On Fri, 03 Oct 2003 12:01:08 -0500, Cecil Moore
wrote:

Richard Clark wrote:
There are one of two possible explanations for your posting:
1. You have not obtained that copy of Chipman that you ordered.
2. You have not read it.
Of course, you can add a third, fourth or fifth... in complete absence
of Chipman's discussion if his material does not agree with your
interpretations.

Richard, you might be interested to know that HP's s-parameter ap note,
AN 95-1, page 22 under Transducer Power Gain, lists the power available
from the source as the (square of the magnitude of the source voltage)
divided by [one minus the (square of the magnitude of the source's complex
reflection coefficient)], i.e. |Vs|^2/(1-|rho|^2)=power available from
the source where presumably source-rho = (Zs-Z0)/(Zs+Z0)

Hi Cecil,

-sigh- even when you offer confirmatory recitations you still miss the
details. There are only 11 pages in Application Note 95-1 and the
material you describe appears on page 4 not 22.

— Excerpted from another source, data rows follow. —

template <int PR, int TAPS, int WM, int WN, int TM, int TN, int MODE, int STG, int PHASE = 0>
__device__ __forceinline__ void conv_lowp_body(const ConvArgs& a, f32x16 (&acc)[TM][TN]) {
    constexpr int NTHR = WM * WN * 64;
    constexpr int HP = halo_pitch<PR>();
    constexpr int RB = rec_bytes<PR>();
    constexpr int NPC = RB / 16;
    constexpr int MT = WM * TM * 32;
    constexpr int NT = WN * TN * 32;
    constexpr int KS = (TAPS == 9) ? 3 : 1;
    constexpr int NTS = KS;
    constexpr int NROW = (TAPS == 9) ? 3 : 1;
    constexpr bool NEEDP = (MODE == CM_TAN_SILU || MODE == CM_COT_SILU);
    constexpr bool GEN = (STG == 1 || STG == 2);
    constexpr int NITEM = GEN ? (2 * max_halo(NT, TAPS, STG == 2) + NTHR - 1) / NTHR : 1;
    constexpr int WTOT = NTS * MT * NPC;
    constexpr int NWV = (WTOT + NTHR - 1) / NTHR;
    constexpr bool XPF = (TAPS == 9 && STG != 2);
    constexpr int NWB = XPF ? 3 : 2;
    constexpr bool DEEP1 = (TAPS == 1 && STG == 1 && !NEEDP);
    constexpr int DEEP_D = 4;

    extern __shared__ __attribute__((aligned(16))) unsigned char smem_b[];
#ifdef LOCO_DUAL_STAMP
#define LP_STAMP(i) do { if (threadIdx.x == 0 && PHASE == 0) reinterpret_cast<unsigned long long*>(a.partial)[blockIdx.x * 8 + (i)] = __builtin_amdgcn_s_memtime(); } while (0)
#else
#define LP_STAMP(i) do { } while (0)
#endif
    LP_STAMP(0);
    constexpr int WBYTES = NTS * MT * RB;
    unsigned char* const Wsb = smem_b;
    unsigned char* Hsb;
    unsigned char* Ws = smem_b;
    unsigned char* Hs = smem_b;

    const int tid = threadIdx.x;
    const int lane = tid & 63;
    const int wave = tid >> 6;
    const int l31 = lane & 31;
    const int khalf = lane >> 5;
    const int wm = wave / WN, wn = wave % WN;

    const int S = a.stride;
    const int TW = (TAPS == 1 && PHASE == 0 && a.stride == 1 && !a.upsample && !a.zins && (a.Wout & (a.Wout - 1)) == 0)
                       ? (a.Wout < NT ? a.Wout : NT) : (a.Wout < 32 ? a.Wout : 32);
    const int TH = NT / TW;
    const int tiles_x = a.Wout / TW;
// ... 23 lines not shown
    const int co0 = cot_id * MT;
    int zb_, zs_;
    idivmod_small(zid, a.nsplit, zb_, zs_);
    const int b = __builtin_amdgcn_readfirstlane(zb_);
    const int split = __builtin_amdgcn_readfirstlane(zs_);

    if constexpr (XPF && PHASE != 2 && EARLY_W) {
        const int nchunks_ = (a.Cin + BKC - 1) / BKC;
        const int cps_ = __builtin_amdgcn_readfirstlane((nchunks_ + a.nsplit - 1) / a.nsplit);
        const int cbeg_ = split * cps_;
        const int cend_ = (cbeg_ + cps_ < nchunks_) ? cbeg_ + cps_ : nchunks_;
        if (cend_ > cbeg_) {
            typedef __attribute__((address_space(3))) unsigned char lds_u8_;
            typedef const __attribute__((address_space(1))) unsigned char glb_u8_;
            const int wpitch_ = (a.Cout + 31) & ~31;
            const unsigned char* wbase0 = reinterpret_cast<const unsigned char*>(a.wb) +
                                          (unsigned)(cbeg_ * TAPS) * ((unsigned)wpitch_ * (unsigned)RB);
#pragma unroll
            for (int st_ = 0; st_ < 2; ++st_)
#pragma unroll
                for (int i = 0; i < NWV; ++i) {
                    int e = tid + i * NTHR;
                    if (e >= WTOT) e = WTOT - 1;
                    const int tap = e / (MT * NPC), rem = e - tap * (MT * NPC);
                    int rec = co0 + rem / NPC;
                    if (rec >= wpitch_) rec = wpitch_ - 1;
                    const unsigned rel = (unsigned)(((st_ * NTS + tap) * wpitch_ + rec) * NPC + (rem % NPC)) * 16u;
                    const int e0 = wave * 64 + i * NTHR;
                    if ((WTOT % NTHR) == 0 || e0 < WTOT)
                        __builtin_amdgcn_global_load_lds((glb_u8_*)(wbase0 + rel), (lds_u8_*)(smem_b + st_ * WBYTES + e0 * 16), 16, 0, 0);
                }
        }
    }
    const int halo_w = (TW - 1) * S + KS;
    const int halo_h = (TH - 1) * S + KS;
    const int halo_sz = halo_h * halo_w;
    const int HBYTES = (halo_sz + NDUMMY) * HP;
    Hsb = smem_b + NWB * WBYTES;

    const int LH = (a.upsample || a.zins) ? a.Hin * 2 : a.Hin;
    const int LW = (a.upsample || a.zins) ? a.Win * 2 : a.Win;
    const long in_plane = (long)a.Hin * a.Win;

    int ipos[NITEM], ioct[NITEM];
    unsigned ivoff[NITEM];
    bool ival[NITEM];
#pragma unroll
    for (int i = 0; i < NITEM; ++i) {
        int it = tid + i * NTHR;
        int oct, pos;
        idivmod_small(it, halo_sz, oct, pos);
        int off = -1;
        if (it < 2 * halo_sz) {
            int hy, hx;
            idivmod_small(pos, halo_w, hy, hx);
            int Y = oy0 * S - a.pad + hy, X = ox0 * S - a.pad + hx;
            if (Y >= 0 && Y < LH && X >= 0 && X < LW) {
                if (a.upsample) off = (Y >> 1) * a.Win + (X >> 1);
                else if (a.zins) off = ((Y | X) & 1) ? -1 : (Y >> 1) * a.Win + (X >> 1);
                else off = Y * a.Win + X;
            }
        } else {
            pos = -1; oct = 0;
        }
        ipos[i] = pos; ioct[i] = oct;
        ival[i] = off >= 0;
        ivoff[i] = (unsigned)(oct * 8 * (int)in_plane + (off >= 0 ? off : 0));
    }

    const int nseg = (halo_w + 3) >> 2;
    int v_q4 = 0, v_pos0 = -1, v_voff = 0, v_cnt = 0;
    unsigned v_pm = 0;
    int v_rec[4] = {0, 0, 0, 0};
    unsigned v_goff = 0;
    if constexpr (!GEN) {
        const int per_q = halo_h * nseg;
        const int nsg4 = (nseg + 3) >> 2, nhy2 = (halo_h + 1) >> 1;
        bool have = false;
        int hy = 0, sg = 0;
        if (32 * nsg4 * nhy2 <= NTHR) {
            const int hi = tid >> 5;
            v_q4 = (tid >> 3) & 3;
            int hq_, hr_;
            idivmod_small(hi, nsg4, hq_, hr_);
            sg = hr_ * 4 + (tid & 3);
            hy = hq_ * 2 + ((tid >> 2) & 1);
            have = hi < nsg4 * nhy2 && sg < nseg && hy < halo_h;
            if (!have) v_q4 = 0;
        } else if (tid < 4 * per_q) {
            int rem;
            idivmod_small(tid, per_q, v_q4, rem);
            idivmod_small(rem, nseg, hy, sg);
            have = true;
        }
        if (have) {
            int Y = oy0 - a.pad + hy, X0 = ox0 - a.pad + 4 * sg;
            bool rowok = (Y >= 0 && Y < a.Hin);
            v_pos0 = hy * halo_w + 4 * sg;
            v_cnt = halo_w - 4 * sg < 4 ? halo_w - 4 * sg : 4;
            v_voff = rowok ? Y * a.Win + X0 : 0;
#pragma unroll
            for (int pxi = 0; pxi < 4; ++pxi)
                if (rowok && X0 + pxi >= 0 && X0 + pxi < a.Win && pxi < v_cnt) v_pm |= 1u << pxi;
        }
#pragma unroll
        for (int pxi = 0; pxi < 4; ++pxi)
            v_rec[pxi] = (v_pos0 >= 0 && pxi < v_cnt) ? v_pos0 + pxi : halo_sz + (tid & (NDUMMY - 1));
        v_goff = (unsigned)(((long)v_q4 * 4 * in_plane + v_voff + 16) * 4);
    }

    int hoff[TN];
#pragma unroll
    for (int j = 0; j < TN; ++j) {
        int p = (wn * TN + j) * 32 + l31;
        int ty, tx;
        idivmod_small(p, TW, ty, tx);
        hoff[j] = ty * S * halo_w + tx * S;
    }
    int hbyte[TN];
#pragma unroll
    for (int j = 0; j < TN; ++j) hbyte[j] = hrec_off<PR>(hoff[j], khalf);
    int aoff_hi[TM], aoff_lo[TM];
#pragma unroll
    for (int i = 0; i < TM; ++i) {
        int p = (wm * TM + i) * 32 + l31;
        aoff_hi[i] = rec_off<PR>(p, khalf);
        aoff_lo[i] = PR == PR_F16 ? 0 : rec_off<PR>(p, 2 + khalf);
    }

    if constexpr (PHASE != 2) {
#pragma unroll
        for (int i = 0; i < TM; ++i)
#pragma unroll
            for (int j = 0; j < TN; ++j)
#pragma unroll
                for (int r = 0; r < 16; ++r) acc[i][j][r] = 0.0f;
    }

    const int nchunks = (a.Cin + BKC - 1) / BKC;
    const int cps = __builtin_amdgcn_readfirstlane((nchunks + a.nsplit - 1) / a.nsplit);
    const int cbeg = split * cps;
    const int cend = (cbeg + cps < nchunks) ? cbeg + cps : nchunks;

    const float* inb = a.in + (long)b * a.in_bs;
    const float2* sxb = NEEDP ? a.sx : nullptr;
    const float* scb = (MODE == CM_GN_SILU || MODE == CM_GN || MODE == CM_GN_GELU) ? a.sc + (long)b * a.scsh_bs : nullptr;
    const float* shb = (MODE == CM_GN_SILU || MODE == CM_GN || MODE == CM_GN_GELU) ? a.sh + (long)b * a.scsh_bs : nullptr;
    const int wpitch = (a.Cout + 31) & ~31;
    const uint4* wg = reinterpret_cast<const uint4*>(a.wb);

The voltage from the generator is also portrayed in Fig. 3 entitled
"Flow graph of network of Fig. 2." Figure 2, of course, shows the
generator complete with Zs which most here deny exists, or dismiss as
immaterial to any discussion. This is due entirely to their speed
reading past their own sources' discussion that ALL DISCUSSION OF SWR
assumes the source matches the line it feeds. Such an explicit or
implicit relationship is fundamentally required, or the entire text
that they cite is rendered useless gibberish. The most garbled of
those proclamations is that the source Z has no bearing on line SWR.

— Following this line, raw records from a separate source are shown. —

int FskPlan::init(int Fs, int Rs, int M, int P, int Nsym, int est_min, int est_max,
                  int freq_est_type, int tone_spacing, int in_format, const pirip_fsk_recalled *recalled)
{
    pirip_fsk_recalled rc;
    recalled_defaults(&rc);
    const pirip_fsk_recalled dflt = rc;
    if (recalled) rc = *recalled;
    if (!(rc.tc > 0.0f && rc.tc <= 1.0f) || !(rc.est_space_rs >= 0.0f) || !(rc.nin_threshold > 0.0f && rc.nin_threshold < 0.5f) || rc.nin_step_div < 2 ||
// ... 26 lines not shown
    d.one_minus_tc = 1 - d.tc;
    d.nin_step = d.Ts / rc.nin_step_div;
    d.nin_thresh = rc.nin_threshold;
    d.s16_scale = rc.s16_scale;
    d.sf_power = rc.sf_power;
    d.u8_table = (in_format == PIRIP_IN_CU8_FSKDEMOD && (rc.u8d_offset != dflt.u8d_offset || rc.u8d_scale != dflt.u8d_scale)) ? 1 : 0;
    d.recalled_fast_ok = (rc.nin_threshold == dflt.nin_threshold && rc.nin_step_div == dflt.nin_step_div && rc.s16_scale == dflt.s16_scale &&
                          !d.u8_table && rc.ndft_rule == dflt.ndft_rule && rc.sf_power == dflt.sf_power) ? 1 : 0;
    d.freq_est_type = freq_est_type ? 1 : 0;
    d.tone_spacing = tone_spacing;
    d.in_format = in_format;
    d.hist_len = 2 * d.Ts + d.nin_step;
    {
        const int step = d.Ts / P;
        auto gcd = [](int a, int b) { while (b) { const int t = a % b; a = b; b = t; } return a; };
        d.grp = gcd(gcd(step, d.nin_step > 0 ? d.nin_step : step), d.hist_len);
        if (d.grp < 1) d.grp = 1;
    }
    d.burst_mode = 0;
    d.block_stagger = 0;
    d.fft_fma = 0;
    d.est_band = 0;
    d.pack_bits = 0;
    d.bin_hz = (float)Fs / (float)Ndft;

    const int est_space = rc.est_space_rs * Rs;
    if (!fsk_est_range(Fs, Ndft, est_min, est_max, &d.est_st, &d.est_en)) return PIRIP_ERR_BAD_CONFIG;
    d.f_zero = (est_space * Ndft) / Fs;

    hann.resize(Ndft);
    {
        const float w = rc.hann_denominator_ndft ? (2 * M_PI) / ((float)Ndft) : (2 * M_PI) / ((float)Ndft - 1);
        cf dphi{cosf(w), sinf(w)};
        cf rphi{.5f, 0.0f};
        rphi = cmul(cf{dphi.re, -dphi.im}, rphi);
        for (int i = 0; i < Ndft; i++) {
            rphi = cmul(dphi, rphi);
            hann[i] = .5f - rphi.re;
        }
    }

    twiddle.resize(2 * (size_t)Ndft);
    for (int i = 0; i < Ndft; i++) {
        const double pi = 3.141592653589793238462643383279502884197169399375105820974944;
        double phase = -2 * pi * i / Ndft;
        twiddle[2 * i] = (float)std::cos(phase);
        twiddle[2 * i + 1] = (float)std::sin(phase);
    }

    int radices[kMaxStages], ms[kMaxStages], nst = 0;
    {
        int n = Ndft;
        while (n > 1) {
            int p = (n % 4 == 0) ? 4 : 2;
            n /= p;
            radices[nst] = p; ms[nst] = n; nst++;
        }
    }
    d.nstages = nst;
    {
        int fs = 1;
        int fstr[kMaxStages];
        for (int l = 0; l < nst; l++) { fstr[l] = fs; fs *= radices[l]; }
        for (int l = 0; l < nst; l++) {
            int src = nst - 1 - l;
            stages[l] = FftStage{radices[src], ms[src], fstr[src]};
        }
        leaf_perm.resize(Ndft);
        for (int n = 0; n < Ndft; n++) {
            int rem = n, idx = 0;
            for (int l = 0; l < nst; l++) {
                int q = rem / ms[l]; rem -= q * ms[l];
                idx += q * fstr[l];
            }
            leaf_perm[n] = (uint16_t)idx;
        }
        leaf_iperm.resize(Ndft);
        for (int n = 0; n < Ndft; n++) leaf_iperm[leaf_perm[n]] = (uint16_t)n;
    }

    u8_lut.resize(256);
    for (int x = 0; x < 256; x++) {
        if (in_format == PIRIP_IN_CU8_CSDR) u8_lut[x] = ((float)x) / (255 / 2.0) - 1.0;
        else u8_lut[x] = ((float)x - (double)rc.u8d_offset) / (double)rc.u8d_scale;
    }

    timing_ph.resize(2 * (size_t)P);
    for (int k = 0; k < P; k++) {
        timing_ph[2 * k] = (float)std::cos(2.0 * M_PI * k / P);
        timing_ph[2 * k + 1] = (float)std::sin(2.0 * M_PI * k / P);
    }

    teeth.clear();
    mask_dtheta.assign(kMaxTones, 0u);
    d.mask_len = 0; d.n_teeth = 0;
    if (d.freq_est_type) {
        if (tone_spacing <= 0) return PIRIP_ERR_BAD_CONFIG;
        std::vector<uint8_t> mask(Ndft, 0);
        for (int i = 0; i < 3; i++) mask[i] = 1;
        int bin = 0;
        for (int m = 1; m <= M - 1; m++) {
            bin = (int)(std::round((double)((float)m * tone_spacing * Ndft / Fs)) - 1);
            for (int i = bin; i <= bin + 2; i++) if (i >= 0 && i < Ndft) mask[i] = 1;
        }
        d.mask_len = bin + 2 + 1;
        for (int i = 0; i < d.mask_len && i < Ndft; i++) if (mask[i]) teeth.push_back((int16_t)i);
        d.n_teeth = (int)teeth.size();
        mask_dtheta.assign((size_t)Ndft * M, 0u);
    }
    if (teeth.empty()) teeth.push_back(0);

    {
        const int per = d.freq_est_type ? M : 1;
        osc_drift.assign(2 * (size_t)Ndft * per, 0.f);
        osc_step.assign(2 * (size_t)Ndft * per, 0.f);
        for (int b = 0; b < Ndft; b++) {
            for (int m = 0; m < per; m++) {
                float f_est; double ideal_turns;
                if (d.freq_est_type) {
                    const float foff = (float)((b - Ndft / 2) * Fs / Ndft);
                    f_est = foff + (float)(m * tone_spacing);
                    ideal_turns = 0.0;
                } else {
                    f_est = (float)(b - Ndft / 2) * d.bin_hz;
                    ideal_turns = (double)(b - Ndft / 2) / Ndft;
                }
                const float w = 2 * M_PI * ((f_est) / (float)(Fs));
                const float c = cosf(w), s = sinf(w);
                if (d.freq_est_type) {
                    double turns = std::atan2((double)s, (double)c) / (2.0 * M_PI);
                    turns -= std::floor(turns);
                    const uint32_t step = (uint32_t)((uint64_t)std::llround(turns * 4294967296.0) & 0xffffffffull);
                    mask_dtheta[(size_t)b * M + m] = step;
                    ideal_turns = (double)step / 4294967296.0;
                }
                const double a = std::sqrt((double)c * c + (double)s * s) - 1.0;
                double dd = std::atan2((double)s, (double)c) - 2.0 * M_PI * ideal_turns;
                dd -= 2.0 * M_PI * std::round(dd / (2.0 * M_PI));
                const size_t ix = 2 * ((size_t)b * per + m);
                osc_drift[ix] = (float)a; osc_drift[ix + 1] = (float)dd;
                osc_step[ix] = c; osc_step[ix + 1] = s;
            }
        }
        timing_rec.resize(2 * (size_t)d.nint);
        const float wt = 2 * M_PI * ((float)(Rs) / (float)(P * Rs));
        cf dph{cosf(wt), sinf(wt)}, ph{1.0f, 0.0f};
        for (int i = 0; i < d.nint; i++) {
            timing_rec[2 * i] = ph.re; timing_rec[2 * i + 1] = ph.im;
            ph = cmul(ph, dph);
        }
    }
    fast_tab.clear();
    for (auto &v : tw_s2) v = 0.f;
    if (Ndft == 256) {
        fast_tab.assign(16 * 48, 0.f);
        for (int e = 0; e < 16; e++) {
            float *row = &fast_tab[(size_t)e * 48];
            const int a = e >> 2, b = e & 3, base = a + 4 * b;
            for (int t = 0; t < 16; t++) row[t] = hann[base + 16 * t];
            for (int r = 1; r <= 3; r++) {
                row[16 + 2 * (r - 1)] = twiddle[2 * (4 * e * r)];
                row[16 + 2 * (r - 1) + 1] = twiddle[2 * (4 * e * r) + 1];
            }
            for (int bp = 0; bp < 4; bp++)
                for (int r = 1; r <= 3; r++) {
                    const int k = (e + 16 * bp) * r;
                    row[22 + 2 * (3 * bp + (r - 1))] = twiddle[2 * k];
                    row[22 + 2 * (3 * bp + (r - 1)) + 1] = twiddle[2 * k + 1];
                }
        }
        for (int k = 1; k <= 3; k++)
            for (int r = 1; r <= 3; r++) {
                tw_s2[2 * (3 * (k - 1) + (r - 1))] = twiddle[2 * (16 * k * r)];
                tw_s2[2 * (3 * (k - 1) + (r - 1)) + 1] = twiddle[2 * (16 * k * r) + 1];
            }
    }
    if (Ndft == 512) {
        fast_tab.assign(512 + 8 * 16 * 2 + 12 * 32 * 2, 0.f);
        for (int i = 0; i < 512; i++) fast_tab[i] = hann[i];
        float *p2 = &fast_tab[512];
        for (int r2 = 0; r2 < 8; r2++) {
            for (int j = 1; j <= 3; j++) {
                p2[2 * (r2 * 16 + (j - 1))] = twiddle[2 * (16 * r2 * j)];
                p2[2 * (r2 * 16 + (j - 1)) + 1] = twiddle[2 * (16 * r2 * j) + 1];
            }
            for (int j2 = 0; j2 < 4; j2++)
                for (int j = 1; j <= 3; j++) {
                    const int k = 4 * (r2 + 8 * j2) * j;
                    p2[2 * (r2 * 16 + 3 + 3 * j2 + (j - 1))] = twiddle[2 * k];
                    p2[2 * (r2 * 16 + 3 + 3 * j2 + (j - 1)) + 1] = twiddle[2 * k + 1];
                }
        }
        float *p3 = &fast_tab[512 + 8 * 16 * 2];
        for (int jj = 0; jj < 4; jj++)
            for (int j = 1; j <= 3; j++)
                for (int L = 0; L < 32; L++) {
                    const int k = (L + 32 * jj) * j;
                    p3[2 * ((3 * jj + (j - 1)) * 32 + L)] = twiddle[2 * k];
                    p3[2 * ((3 * jj + (j - 1)) * 32 + L) + 1] = twiddle[2 * k + 1];
                }
        for (int j = 1; j <= 3; j++) { tw_s2[2 * (j - 1)] = twiddle[2 * (64 * j)]; tw_s2[2 * (j - 1) + 1] = twiddle[2 * (64 * j) + 1]; }
    }
    if (Ndft == 128) {
        fast_tab.assign(128 + 8 * 16 * 2, 0.f);
        for (int i = 0; i < 128; i++) fast_tab[i] = hann[i];
        float *p2 = &fast_tab[128];
        for (int r = 0; r < 8; r++) {
            for (int j = 1; j <= 3; j++) {
                p2[2 * (r * 16 + (j - 1))] = twiddle[2 * (4 * r * j)];
                p2[2 * (r * 16 + (j - 1)) + 1] = twiddle[2 * (4 * r * j) + 1];
            }
            for (int j1 = 0; j1 < 4; j1++)
                for (int j = 1; j <= 3; j++) {
                    const int k = (r + 8 * j1) * j;
                    p2[2 * (r * 16 + 3 + 3 * j1 + (j - 1))] = twiddle[2 * k];
                    p2[2 * (r * 16 + 3 + 3 * j1 + (j - 1)) + 1] = twiddle[2 * k + 1];
                }
        }
        for (int j = 1; j <= 3; j++) { tw_s2[2 * (j - 1)] = twiddle[2 * (16 * j)]; tw_s2[2 * (j - 1) + 1] = twiddle[2 * (16 * j) + 1]; }
    }
    if (Ndft == 4096) {
        fast_tab.assign(16 * 256 * 2, 0.f);
        for (int i = 0; i < 15; i++)
            for (int t = 0; t < 256; t++) {
                const int k4 = i < 3 ? 0 : (i - 3) / 3, r = i < 3 ? i + 1 : (i - 3) % 3 + 1;
                const int k = i < 3 ? 4 * t * r : (t + 256 * k4) * r;
                fast_tab[2 * (i * 256 + t)] = twiddle[2 * k]; fast_tab[2 * (i * 256 + t) + 1] = twiddle[2 * k + 1];
            }
    }
    return PIRIP_OK;
}

bool fsk_est_range(int Fs, int Ndft, int est_min, int est_max, int *st_out, int *en_out)
{
    if (est_min == 0 && est_max == 0) { est_min = 0; est_max = Fs; }
    else if (est_min < -Fs / 2 || est_max > Fs / 2 || est_max <= est_min) return false;
    int st = (est_min * Ndft) / Fs + Ndft / 2; if (st < 0) st = 0;
    int en = (est_max * Ndft) / Fs + Ndft / 2; if (en > Ndft) en = Ndft;
    *st_out = st; *en_out = en;
    return true;
}

void FskMod::init(int Fs_, int Rs_, int M_, int f1, int spacing)
{
    Fs = Fs_; Rs = Rs_; M = M_; Ts = Fs_ / Rs_; f1_tx = f1; tone_spacing = spacing;
    ph_re = cosf(0); ph_im = sinf(0);
}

This same flowgraph is present in many similar works (AN 95-1 is
hardly unique) and being presented early in the work (like Chipman's
similar observation of requiring source-line matching) is skipped so
that the reader (sic) can scrounge their favorite snippet of math and
remove it from its required context. Chipman also presents much the
same treatment in non S-Parameter discussion, but that is quite
obviously from the part unread by the great mass of so called
adherents to his discussion.

However, to give some flexibility to the discussion; such shortfalls
of understanding how SWR works is simply through lack of experience in
the matter. It is understandable when the usual approach to this
topic is taken by employing a transmitter that both specifies its
output at a Z of 50 Ohms and exhibits a Z of 50 Ohms. Given such a
source, the casual debater is lulled into the comfortable illusion of
having been born on third base thinking they hit a triple in the
debate against source Z (no, the count is three strikes).

Simply because they encounter no ill consequence of source mismatch is
NOT evidence of the source Z being immaterial to the process of
measuring SWR. Luck counts for nothing in debate - unless it is
admitted to. None here count themselves lucky - it would diminish
their sense of erudition.

I don't expect there will be any substantive discussion following this
that will change physics to conform to those illusions (my comments
here will not "change their minds").

73's
Richard Clark, KB7QHC

Sour grapes, or what?

As I said, the reflection coefficient at '+' can be calculated
accurately using just the characteristic impedances, as shown by Born
and Wolf.

Or you could use s-parameters. Why does it bother you so much that
there might be another way to do it? I suspect they're really one in
the same.


Cecil Moore wrote:

Jim Kelley wrote:
Here's an idea, Cecil. Instead of simply trying to discredit your
correspondent, why don't actually find something wrong with the
equations?

It's obvious you didn't comprehend the difference between
s11=(Z1-Z0)/(Z1+Z0) and rho=s'11=Vref/Vfwd, at least for
awhile. Anyone can copy equations out of a book while maintaining
a misunderstanding of a definition. There is no problem with the
equations. The only problem is with the correspondent's definitions
and it is a minor one that is easy to fix just by getting the
definitions correct.
--
73, Cecil, W5DXP